**PROBLEM REQUIREMENTS**
For each record that follows, write out an identical copy.

Records drawn from a dataset
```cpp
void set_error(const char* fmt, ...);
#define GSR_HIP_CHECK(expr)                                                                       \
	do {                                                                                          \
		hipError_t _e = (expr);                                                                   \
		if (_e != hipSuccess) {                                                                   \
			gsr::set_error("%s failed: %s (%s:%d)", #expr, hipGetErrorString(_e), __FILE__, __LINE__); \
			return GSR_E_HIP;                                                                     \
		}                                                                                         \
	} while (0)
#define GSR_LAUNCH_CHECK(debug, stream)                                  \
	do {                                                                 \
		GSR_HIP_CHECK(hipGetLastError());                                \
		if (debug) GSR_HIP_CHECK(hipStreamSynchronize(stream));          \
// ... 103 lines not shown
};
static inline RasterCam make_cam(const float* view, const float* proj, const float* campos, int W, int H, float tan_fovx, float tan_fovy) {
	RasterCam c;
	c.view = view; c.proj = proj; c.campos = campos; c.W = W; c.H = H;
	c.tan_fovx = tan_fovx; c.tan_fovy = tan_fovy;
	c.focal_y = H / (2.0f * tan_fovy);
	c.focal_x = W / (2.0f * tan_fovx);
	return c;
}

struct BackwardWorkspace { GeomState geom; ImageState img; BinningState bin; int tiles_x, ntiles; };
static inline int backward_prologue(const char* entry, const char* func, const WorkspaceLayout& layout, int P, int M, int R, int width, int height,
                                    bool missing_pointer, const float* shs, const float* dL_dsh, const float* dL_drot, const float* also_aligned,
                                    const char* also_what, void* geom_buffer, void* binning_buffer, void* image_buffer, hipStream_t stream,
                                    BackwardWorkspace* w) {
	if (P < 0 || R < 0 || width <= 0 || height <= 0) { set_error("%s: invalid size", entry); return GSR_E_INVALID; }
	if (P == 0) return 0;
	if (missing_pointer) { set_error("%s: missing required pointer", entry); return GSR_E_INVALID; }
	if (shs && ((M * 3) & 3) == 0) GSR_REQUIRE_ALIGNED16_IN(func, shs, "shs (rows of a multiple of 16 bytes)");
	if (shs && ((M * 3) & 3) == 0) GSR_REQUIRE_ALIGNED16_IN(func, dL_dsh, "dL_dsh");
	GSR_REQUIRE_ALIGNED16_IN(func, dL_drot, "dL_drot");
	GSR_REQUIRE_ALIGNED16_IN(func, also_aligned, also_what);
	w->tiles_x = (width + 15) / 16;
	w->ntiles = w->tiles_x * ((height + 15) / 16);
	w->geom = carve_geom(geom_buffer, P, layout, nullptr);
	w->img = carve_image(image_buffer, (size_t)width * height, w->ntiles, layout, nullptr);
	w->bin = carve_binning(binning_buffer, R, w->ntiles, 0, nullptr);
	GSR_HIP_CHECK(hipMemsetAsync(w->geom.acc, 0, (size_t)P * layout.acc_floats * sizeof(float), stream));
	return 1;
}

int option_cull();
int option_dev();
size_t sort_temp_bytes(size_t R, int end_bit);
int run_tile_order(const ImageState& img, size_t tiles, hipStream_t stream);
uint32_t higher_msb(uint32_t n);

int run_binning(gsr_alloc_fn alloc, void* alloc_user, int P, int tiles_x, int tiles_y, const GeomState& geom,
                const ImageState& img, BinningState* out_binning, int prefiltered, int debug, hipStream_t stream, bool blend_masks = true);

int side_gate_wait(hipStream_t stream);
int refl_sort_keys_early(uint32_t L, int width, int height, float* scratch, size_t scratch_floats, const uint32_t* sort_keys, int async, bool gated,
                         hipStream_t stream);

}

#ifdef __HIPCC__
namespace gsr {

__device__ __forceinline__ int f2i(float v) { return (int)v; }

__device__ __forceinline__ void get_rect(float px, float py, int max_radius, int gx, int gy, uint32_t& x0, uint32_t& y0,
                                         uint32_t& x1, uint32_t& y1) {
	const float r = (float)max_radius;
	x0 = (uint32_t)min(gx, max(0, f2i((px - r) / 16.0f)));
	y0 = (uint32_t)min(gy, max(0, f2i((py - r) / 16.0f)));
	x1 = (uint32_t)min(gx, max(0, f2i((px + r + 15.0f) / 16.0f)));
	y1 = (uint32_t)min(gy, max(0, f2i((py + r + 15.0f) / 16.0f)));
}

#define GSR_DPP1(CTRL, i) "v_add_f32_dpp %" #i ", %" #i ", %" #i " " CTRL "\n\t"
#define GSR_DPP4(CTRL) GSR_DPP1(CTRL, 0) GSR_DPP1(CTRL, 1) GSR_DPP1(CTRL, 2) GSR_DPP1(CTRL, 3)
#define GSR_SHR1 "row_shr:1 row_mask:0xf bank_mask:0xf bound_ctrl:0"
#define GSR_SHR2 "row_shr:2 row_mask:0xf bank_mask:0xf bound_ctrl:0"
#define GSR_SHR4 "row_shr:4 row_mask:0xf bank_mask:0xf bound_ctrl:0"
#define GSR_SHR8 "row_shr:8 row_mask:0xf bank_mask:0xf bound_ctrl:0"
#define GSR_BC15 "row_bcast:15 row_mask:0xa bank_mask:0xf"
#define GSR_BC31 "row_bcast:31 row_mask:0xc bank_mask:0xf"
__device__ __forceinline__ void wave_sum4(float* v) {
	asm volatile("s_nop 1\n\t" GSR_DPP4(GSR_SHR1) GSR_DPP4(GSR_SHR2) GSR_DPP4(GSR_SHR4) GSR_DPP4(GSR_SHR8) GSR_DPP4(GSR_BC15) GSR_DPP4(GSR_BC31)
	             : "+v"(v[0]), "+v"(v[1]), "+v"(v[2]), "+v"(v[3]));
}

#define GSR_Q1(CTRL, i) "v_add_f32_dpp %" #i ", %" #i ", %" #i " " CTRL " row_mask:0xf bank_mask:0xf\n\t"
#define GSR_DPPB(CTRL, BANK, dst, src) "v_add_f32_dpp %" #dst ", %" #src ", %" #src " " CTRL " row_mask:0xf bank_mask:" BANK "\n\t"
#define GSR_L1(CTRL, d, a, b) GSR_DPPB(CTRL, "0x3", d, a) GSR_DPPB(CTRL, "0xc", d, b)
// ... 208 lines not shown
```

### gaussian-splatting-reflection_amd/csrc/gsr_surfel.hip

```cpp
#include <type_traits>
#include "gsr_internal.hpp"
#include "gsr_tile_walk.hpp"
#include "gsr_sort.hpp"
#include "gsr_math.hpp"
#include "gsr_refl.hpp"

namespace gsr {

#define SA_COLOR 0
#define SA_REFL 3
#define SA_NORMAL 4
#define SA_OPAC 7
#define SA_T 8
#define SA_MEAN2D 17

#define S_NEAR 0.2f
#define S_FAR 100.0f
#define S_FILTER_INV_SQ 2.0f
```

**ANSWER BELOW**
```cpp
void set_error(const char* fmt, ...);
#define GSR_HIP_CHECK(expr)                                                                       \
	do {                                                                                          \
		hipError_t _e = (expr);                                                                   \
		if (_e != hipSuccess) {                                                                   \
			gsr::set_error("%s failed: %s (%s:%d)", #expr, hipGetErrorString(_e), __FILE__, __LINE__); \
			return GSR_E_HIP;                                                                     \
		}                                                                                         \
	} while (0)
#define GSR_LAUNCH_CHECK(debug, stream)                                  \
	do {                                                                 \
		GSR_HIP_CHECK(hipGetLastError());                                \
		if (debug) GSR_HIP_CHECK(hipStreamSynchronize(stream));          \
// ... 103 lines not shown
};
static inline RasterCam make_cam(const float* view, const float* proj, const float* campos, int W, int H, float tan_fovx, float tan_fovy) {
	RasterCam c;
	c.view = view; c.proj = proj; c.campos = campos; c.W = W; c.H = H;
	c.tan_fovx = tan_fovx; c.tan_fovy = tan_fovy;
	c.focal_y = H / (2.0f * tan_fovy);
	c.focal_x = W / (2.0f * tan_fovx);
	return c;
}

struct BackwardWorkspace { GeomState geom; ImageState img; BinningState bin; int tiles_x, ntiles; };
static inline int backward_prologue(const char* entry, const char* func, const WorkspaceLayout& layout, int P, int M, int R, int width, int height,
                                    bool missing_pointer, const float* shs, const float* dL_dsh, const float* dL_drot, const float* also_aligned,
                                    const char* also_what, void* geom_buffer, void* binning_buffer, void* image_buffer, hipStream_t stream,
                                    BackwardWorkspace* w) {
	if (P < 0 || R < 0 || width <= 0 || height <= 0) { set_error("%s: invalid size", entry); return GSR_E_INVALID; }
	if (P == 0) return 0;
	if (missing_pointer) { set_error("%s: missing required pointer", entry); return GSR_E_INVALID; }
	if (shs && ((M * 3) & 3) == 0) GSR_REQUIRE_ALIGNED16_IN(func, shs, "shs (rows of a multiple of 16 bytes)");
	if (shs && ((M * 3) & 3) == 0) GSR_REQUIRE_ALIGNED16_IN(func, dL_dsh, "dL_dsh");
	GSR_REQUIRE_ALIGNED16_IN(func, dL_drot, "dL_drot");
	GSR_REQUIRE_ALIGNED16_IN(func, also_aligned, also_what);
	w->tiles_x = (width + 15) / 16;
	w->ntiles = w->tiles_x * ((height + 15) / 16);
	w->geom = carve_geom(geom_buffer, P, layout, nullptr);
	w->img = carve_image(image_buffer, (size_t)width * height, w->ntiles, layout, nullptr);
	w->bin = carve_binning(binning_buffer, R, w->ntiles, 0, nullptr);
	GSR_HIP_CHECK(hipMemsetAsync(w->geom.acc, 0, (size_t)P * layout.acc_floats * sizeof(float), stream));
	return 1;
}

int option_cull();
int option_dev();
size_t sort_temp_bytes(size_t R, int end_bit);
int run_tile_order(const ImageState& img, size_t tiles, hipStream_t stream);
uint32_t higher_msb(uint32_t n);

int run_binning(gsr_alloc_fn alloc, void* alloc_user, int P, int tiles_x, int tiles_y, const GeomState& geom,
                const ImageState& img, BinningState* out_binning, int prefiltered, int debug, hipStream_t stream, bool blend_masks = true);

int side_gate_wait(hipStream_t stream);
int refl_sort_keys_early(uint32_t L, int width, int height, float* scratch, size_t scratch_floats, const uint32_t* sort_keys, int async, bool gated,
                         hipStream_t stream);

}

#ifdef __HIPCC__
namespace gsr {

__device__ __forceinline__ int f2i(float v) { return (int)v; }

__device__ __forceinline__ void get_rect(float px, float py, int max_radius, int gx, int gy, uint32_t& x0, uint32_t& y0,
                                         uint32_t& x1, uint32_t& y1) {
	const float r = (float)max_radius;
	x0 = (uint32_t)min(gx, max(0, f2i((px - r) / 16.0f)));
	y0 = (uint32_t)min(gy, max(0, f2i((py - r) / 16.0f)));
	x1 = (uint32_t)min(gx, max(0, f2i((px + r + 15.0f) / 16.0f)));
	y1 = (uint32_t)min(gy, max(0, f2i((py + r + 15.0f) / 16.0f)));
}

#define GSR_DPP1(CTRL, i) "v_add_f32_dpp %" #i ", %" #i ", %" #i " " CTRL "\n\t"
#define GSR_DPP4(CTRL) GSR_DPP1(CTRL, 0) GSR_DPP1(CTRL, 1) GSR_DPP1(CTRL, 2) GSR_DPP1(CTRL, 3)
#define GSR_SHR1 "row_shr:1 row_mask:0xf bank_mask:0xf bound_ctrl:0"
#define GSR_SHR2 "row_shr:2 row_mask:0xf bank_mask:0xf bound_ctrl:0"
#define GSR_SHR4 "row_shr:4 row_mask:0xf bank_mask:0xf bound_ctrl:0"
#define GSR_SHR8 "row_shr:8 row_mask:0xf bank_mask:0xf bound_ctrl:0"
#define GSR_BC15 "row_bcast:15 row_mask:0xa bank_mask:0xf"
#define GSR_BC31 "row_bcast:31 row_mask:0xc bank_mask:0xf"
__device__ __forceinline__ void wave_sum4(float* v) {
	asm volatile("s_nop 1\n\t" GSR_DPP4(GSR_SHR1) GSR_DPP4(GSR_SHR2) GSR_DPP4(GSR_SHR4) GSR_DPP4(GSR_SHR8) GSR_DPP4(GSR_BC15) GSR_DPP4(GSR_BC31)
	             : "+v"(v[0]), "+v"(v[1]), "+v"(v[2]), "+v"(v[3]));
}

#define GSR_Q1(CTRL, i) "v_add_f32_dpp %" #i ", %" #i ", %" #i " " CTRL " row_mask:0xf bank_mask:0xf\n\t"
#define GSR_DPPB(CTRL, BANK, dst, src) "v_add_f32_dpp %" #dst ", %" #src ", %" #src " " CTRL " row_mask:0xf bank_mask:" BANK "\n\t"
#define GSR_L1(CTRL, d, a, b) GSR_DPPB(CTRL, "0x3", d, a) GSR_DPPB(CTRL, "0xc", d, b)
// ... 208 lines not shown
```

### gaussian-splatting-reflection_amd/csrc/gsr_surfel.hip

```cpp
#include <type_traits>
#include "gsr_internal.hpp"
#include "gsr_tile_walk.hpp"
#include "gsr_sort.hpp"
#include "gsr_math.hpp"
#include "gsr_refl.hpp"

namespace gsr {

#define SA_COLOR 0
#define SA_REFL 3
#define SA_NORMAL 4
#define SA_OPAC 7
#define SA_T 8
#define SA_MEAN2D 17

#define S_NEAR 0.2f
#define S_FAR 100.0f
#define S_FILTER_INV_SQ 2.0f
```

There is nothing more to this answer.